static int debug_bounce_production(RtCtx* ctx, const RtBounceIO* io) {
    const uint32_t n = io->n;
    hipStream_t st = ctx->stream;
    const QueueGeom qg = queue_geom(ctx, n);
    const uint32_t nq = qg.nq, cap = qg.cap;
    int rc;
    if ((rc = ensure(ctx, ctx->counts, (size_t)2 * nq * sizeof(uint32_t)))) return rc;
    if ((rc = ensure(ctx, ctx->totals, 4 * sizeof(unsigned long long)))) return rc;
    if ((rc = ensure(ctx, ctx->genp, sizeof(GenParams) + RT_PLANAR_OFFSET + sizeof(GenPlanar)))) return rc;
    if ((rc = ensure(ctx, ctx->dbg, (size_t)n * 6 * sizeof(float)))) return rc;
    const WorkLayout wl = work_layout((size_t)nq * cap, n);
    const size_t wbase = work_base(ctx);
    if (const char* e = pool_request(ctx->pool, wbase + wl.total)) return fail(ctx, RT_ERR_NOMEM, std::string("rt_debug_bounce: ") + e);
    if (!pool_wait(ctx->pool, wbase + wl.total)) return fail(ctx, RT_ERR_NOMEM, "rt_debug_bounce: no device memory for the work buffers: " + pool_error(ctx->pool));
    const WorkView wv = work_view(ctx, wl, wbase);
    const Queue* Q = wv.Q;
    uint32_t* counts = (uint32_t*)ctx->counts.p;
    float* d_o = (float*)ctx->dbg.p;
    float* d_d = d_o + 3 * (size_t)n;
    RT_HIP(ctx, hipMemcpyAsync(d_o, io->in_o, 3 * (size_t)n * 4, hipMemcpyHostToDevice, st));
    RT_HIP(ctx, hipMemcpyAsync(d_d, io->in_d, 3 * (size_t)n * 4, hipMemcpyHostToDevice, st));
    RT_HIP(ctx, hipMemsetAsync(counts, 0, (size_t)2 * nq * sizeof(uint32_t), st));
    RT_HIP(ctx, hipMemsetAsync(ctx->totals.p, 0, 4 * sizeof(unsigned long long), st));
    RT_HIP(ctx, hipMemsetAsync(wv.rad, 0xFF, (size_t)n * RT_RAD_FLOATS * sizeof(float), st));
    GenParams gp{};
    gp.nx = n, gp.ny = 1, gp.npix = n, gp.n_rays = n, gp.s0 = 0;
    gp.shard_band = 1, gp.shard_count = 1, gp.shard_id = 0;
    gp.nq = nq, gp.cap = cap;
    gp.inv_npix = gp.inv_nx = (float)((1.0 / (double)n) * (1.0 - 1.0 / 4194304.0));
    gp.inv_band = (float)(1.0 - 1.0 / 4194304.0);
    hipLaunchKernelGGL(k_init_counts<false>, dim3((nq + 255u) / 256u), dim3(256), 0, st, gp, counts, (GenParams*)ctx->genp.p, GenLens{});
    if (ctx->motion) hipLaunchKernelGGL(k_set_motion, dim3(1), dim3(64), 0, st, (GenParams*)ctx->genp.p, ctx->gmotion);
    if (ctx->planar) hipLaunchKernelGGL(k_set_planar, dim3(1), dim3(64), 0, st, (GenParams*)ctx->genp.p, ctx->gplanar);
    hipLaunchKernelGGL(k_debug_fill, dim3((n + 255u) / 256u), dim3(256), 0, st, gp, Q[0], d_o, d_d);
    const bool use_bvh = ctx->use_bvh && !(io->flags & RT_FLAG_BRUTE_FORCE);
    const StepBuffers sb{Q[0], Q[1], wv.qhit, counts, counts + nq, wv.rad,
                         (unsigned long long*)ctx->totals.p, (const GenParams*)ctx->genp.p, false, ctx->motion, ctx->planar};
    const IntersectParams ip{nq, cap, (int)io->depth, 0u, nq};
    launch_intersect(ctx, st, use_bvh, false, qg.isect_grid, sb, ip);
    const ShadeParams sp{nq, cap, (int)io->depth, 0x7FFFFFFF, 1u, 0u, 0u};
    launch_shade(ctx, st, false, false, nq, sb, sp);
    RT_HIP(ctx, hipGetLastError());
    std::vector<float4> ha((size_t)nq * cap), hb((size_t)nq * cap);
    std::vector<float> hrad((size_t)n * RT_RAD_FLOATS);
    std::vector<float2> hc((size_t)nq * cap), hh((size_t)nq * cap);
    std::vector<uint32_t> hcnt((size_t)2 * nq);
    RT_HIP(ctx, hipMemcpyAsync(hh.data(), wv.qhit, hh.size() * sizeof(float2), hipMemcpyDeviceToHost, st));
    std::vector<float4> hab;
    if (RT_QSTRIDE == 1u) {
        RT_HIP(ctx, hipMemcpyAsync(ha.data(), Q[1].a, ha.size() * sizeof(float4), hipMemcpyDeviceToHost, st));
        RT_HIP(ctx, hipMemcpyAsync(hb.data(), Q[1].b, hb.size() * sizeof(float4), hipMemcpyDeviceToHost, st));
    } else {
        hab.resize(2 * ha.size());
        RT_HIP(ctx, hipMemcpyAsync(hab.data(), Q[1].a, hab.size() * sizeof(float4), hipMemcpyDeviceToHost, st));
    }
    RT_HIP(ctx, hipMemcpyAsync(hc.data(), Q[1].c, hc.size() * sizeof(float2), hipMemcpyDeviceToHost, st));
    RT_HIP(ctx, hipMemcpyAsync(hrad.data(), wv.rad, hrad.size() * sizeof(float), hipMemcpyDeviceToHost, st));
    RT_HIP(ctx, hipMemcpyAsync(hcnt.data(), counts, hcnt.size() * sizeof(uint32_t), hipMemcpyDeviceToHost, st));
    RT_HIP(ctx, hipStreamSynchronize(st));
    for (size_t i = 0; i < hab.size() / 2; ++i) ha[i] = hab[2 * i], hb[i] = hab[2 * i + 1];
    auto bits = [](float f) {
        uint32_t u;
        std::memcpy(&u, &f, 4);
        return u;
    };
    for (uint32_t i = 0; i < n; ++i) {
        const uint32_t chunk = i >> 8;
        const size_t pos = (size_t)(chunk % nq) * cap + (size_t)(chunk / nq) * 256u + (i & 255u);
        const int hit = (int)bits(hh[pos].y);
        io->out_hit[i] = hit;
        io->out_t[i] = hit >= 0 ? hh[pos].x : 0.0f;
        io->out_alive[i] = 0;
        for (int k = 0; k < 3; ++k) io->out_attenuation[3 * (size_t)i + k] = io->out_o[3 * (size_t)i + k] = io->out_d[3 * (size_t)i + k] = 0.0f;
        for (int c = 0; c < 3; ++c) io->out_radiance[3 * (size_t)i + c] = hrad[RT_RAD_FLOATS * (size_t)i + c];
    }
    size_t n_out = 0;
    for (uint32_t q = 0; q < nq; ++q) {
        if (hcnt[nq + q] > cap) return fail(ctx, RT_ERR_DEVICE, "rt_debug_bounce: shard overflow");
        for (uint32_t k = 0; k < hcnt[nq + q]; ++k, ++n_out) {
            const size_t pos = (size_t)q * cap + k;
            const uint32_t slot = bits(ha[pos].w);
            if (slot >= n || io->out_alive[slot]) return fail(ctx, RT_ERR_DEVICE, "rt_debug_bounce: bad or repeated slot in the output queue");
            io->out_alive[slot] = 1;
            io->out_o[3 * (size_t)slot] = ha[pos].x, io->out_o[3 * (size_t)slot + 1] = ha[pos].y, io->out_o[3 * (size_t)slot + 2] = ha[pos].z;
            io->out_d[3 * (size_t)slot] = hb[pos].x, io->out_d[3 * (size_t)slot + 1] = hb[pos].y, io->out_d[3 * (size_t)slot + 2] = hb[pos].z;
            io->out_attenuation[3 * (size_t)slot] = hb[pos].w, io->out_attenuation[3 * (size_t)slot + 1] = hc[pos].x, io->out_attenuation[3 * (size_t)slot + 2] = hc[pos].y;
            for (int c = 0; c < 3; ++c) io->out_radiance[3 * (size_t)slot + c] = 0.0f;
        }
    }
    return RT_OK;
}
==
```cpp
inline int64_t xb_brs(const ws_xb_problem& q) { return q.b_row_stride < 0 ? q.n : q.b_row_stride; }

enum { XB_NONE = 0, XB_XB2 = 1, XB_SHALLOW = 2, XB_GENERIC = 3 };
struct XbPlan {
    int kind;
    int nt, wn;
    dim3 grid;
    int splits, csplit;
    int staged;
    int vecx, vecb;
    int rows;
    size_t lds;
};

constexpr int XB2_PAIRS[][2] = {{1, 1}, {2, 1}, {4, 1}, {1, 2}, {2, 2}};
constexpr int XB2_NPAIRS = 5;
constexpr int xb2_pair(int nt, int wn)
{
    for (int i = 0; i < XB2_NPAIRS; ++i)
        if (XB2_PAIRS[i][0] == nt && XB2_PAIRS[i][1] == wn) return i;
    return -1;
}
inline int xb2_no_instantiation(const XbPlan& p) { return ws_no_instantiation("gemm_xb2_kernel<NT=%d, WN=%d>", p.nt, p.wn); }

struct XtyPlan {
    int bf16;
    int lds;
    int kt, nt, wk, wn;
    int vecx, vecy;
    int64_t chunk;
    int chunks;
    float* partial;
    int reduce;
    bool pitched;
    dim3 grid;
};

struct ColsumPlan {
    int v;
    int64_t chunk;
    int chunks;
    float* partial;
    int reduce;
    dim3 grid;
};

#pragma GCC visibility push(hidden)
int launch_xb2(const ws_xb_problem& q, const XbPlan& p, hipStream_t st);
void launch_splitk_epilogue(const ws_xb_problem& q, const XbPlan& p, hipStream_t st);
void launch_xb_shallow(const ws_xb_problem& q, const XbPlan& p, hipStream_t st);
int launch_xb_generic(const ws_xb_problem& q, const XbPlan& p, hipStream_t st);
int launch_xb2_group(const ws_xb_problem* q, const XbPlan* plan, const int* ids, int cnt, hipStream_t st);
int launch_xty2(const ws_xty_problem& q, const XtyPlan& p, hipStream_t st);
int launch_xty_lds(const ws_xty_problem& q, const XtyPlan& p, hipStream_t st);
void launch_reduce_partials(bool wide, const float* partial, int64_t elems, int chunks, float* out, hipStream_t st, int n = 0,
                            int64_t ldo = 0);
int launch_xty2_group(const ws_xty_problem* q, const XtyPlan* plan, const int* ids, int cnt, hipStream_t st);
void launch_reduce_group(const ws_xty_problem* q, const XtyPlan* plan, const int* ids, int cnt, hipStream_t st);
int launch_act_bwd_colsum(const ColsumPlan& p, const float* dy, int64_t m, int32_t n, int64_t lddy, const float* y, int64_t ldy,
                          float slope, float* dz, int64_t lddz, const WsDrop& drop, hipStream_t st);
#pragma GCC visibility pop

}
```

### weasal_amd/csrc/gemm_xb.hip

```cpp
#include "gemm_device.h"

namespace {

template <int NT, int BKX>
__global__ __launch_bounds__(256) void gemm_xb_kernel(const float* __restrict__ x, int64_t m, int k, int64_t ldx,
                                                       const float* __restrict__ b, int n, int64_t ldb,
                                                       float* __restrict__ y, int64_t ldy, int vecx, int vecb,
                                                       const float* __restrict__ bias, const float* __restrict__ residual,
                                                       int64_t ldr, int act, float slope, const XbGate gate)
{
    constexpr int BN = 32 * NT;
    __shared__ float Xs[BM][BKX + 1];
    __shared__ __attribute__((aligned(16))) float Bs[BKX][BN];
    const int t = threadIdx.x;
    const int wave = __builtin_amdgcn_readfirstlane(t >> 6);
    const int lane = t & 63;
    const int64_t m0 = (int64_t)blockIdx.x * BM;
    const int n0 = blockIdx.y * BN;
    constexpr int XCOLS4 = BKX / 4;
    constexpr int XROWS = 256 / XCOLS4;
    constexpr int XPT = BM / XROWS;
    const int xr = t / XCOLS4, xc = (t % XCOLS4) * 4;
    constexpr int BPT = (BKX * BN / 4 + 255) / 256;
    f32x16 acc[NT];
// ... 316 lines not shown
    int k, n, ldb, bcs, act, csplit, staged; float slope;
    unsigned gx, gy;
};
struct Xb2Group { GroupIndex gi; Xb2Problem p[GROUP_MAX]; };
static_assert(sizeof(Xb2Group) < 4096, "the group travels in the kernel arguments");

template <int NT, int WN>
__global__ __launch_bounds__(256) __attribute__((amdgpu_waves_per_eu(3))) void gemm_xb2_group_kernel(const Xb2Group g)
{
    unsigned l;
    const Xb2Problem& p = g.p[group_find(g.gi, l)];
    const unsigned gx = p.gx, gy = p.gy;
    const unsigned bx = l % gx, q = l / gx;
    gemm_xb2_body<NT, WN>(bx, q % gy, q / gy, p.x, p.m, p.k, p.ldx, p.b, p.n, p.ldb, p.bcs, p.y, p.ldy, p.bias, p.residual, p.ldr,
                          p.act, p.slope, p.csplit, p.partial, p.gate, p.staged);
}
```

(EXERCISE INSTRUCTIONS): Look above for the line holding "static int debug_bounce_production(RtCtx*" and the line holding "const size_t wbase = work_base(ctx);". Retype both, and every line between them, word for word and nothing else.

(ANSWER FOR THE TASK):
static int debug_bounce_production(RtCtx* ctx, const RtBounceIO* io) {
    const uint32_t n = io->n;
    hipStream_t st = ctx->stream;
    const QueueGeom qg = queue_geom(ctx, n);
    const uint32_t nq = qg.nq, cap = qg.cap;
    int rc;
    if ((rc = ensure(ctx, ctx->counts, (size_t)2 * nq * sizeof(uint32_t)))) return rc;
    if ((rc = ensure(ctx, ctx->totals, 4 * sizeof(unsigned long long)))) return rc;
    if ((rc = ensure(ctx, ctx->genp, sizeof(GenParams) + RT_PLANAR_OFFSET + sizeof(GenPlanar)))) return rc;
    if ((rc = ensure(ctx, ctx->dbg, (size_t)n * 6 * sizeof(float)))) return rc;
    const WorkLayout wl = work_layout((size_t)nq * cap, n);
    const size_t wbase = work_base(ctx);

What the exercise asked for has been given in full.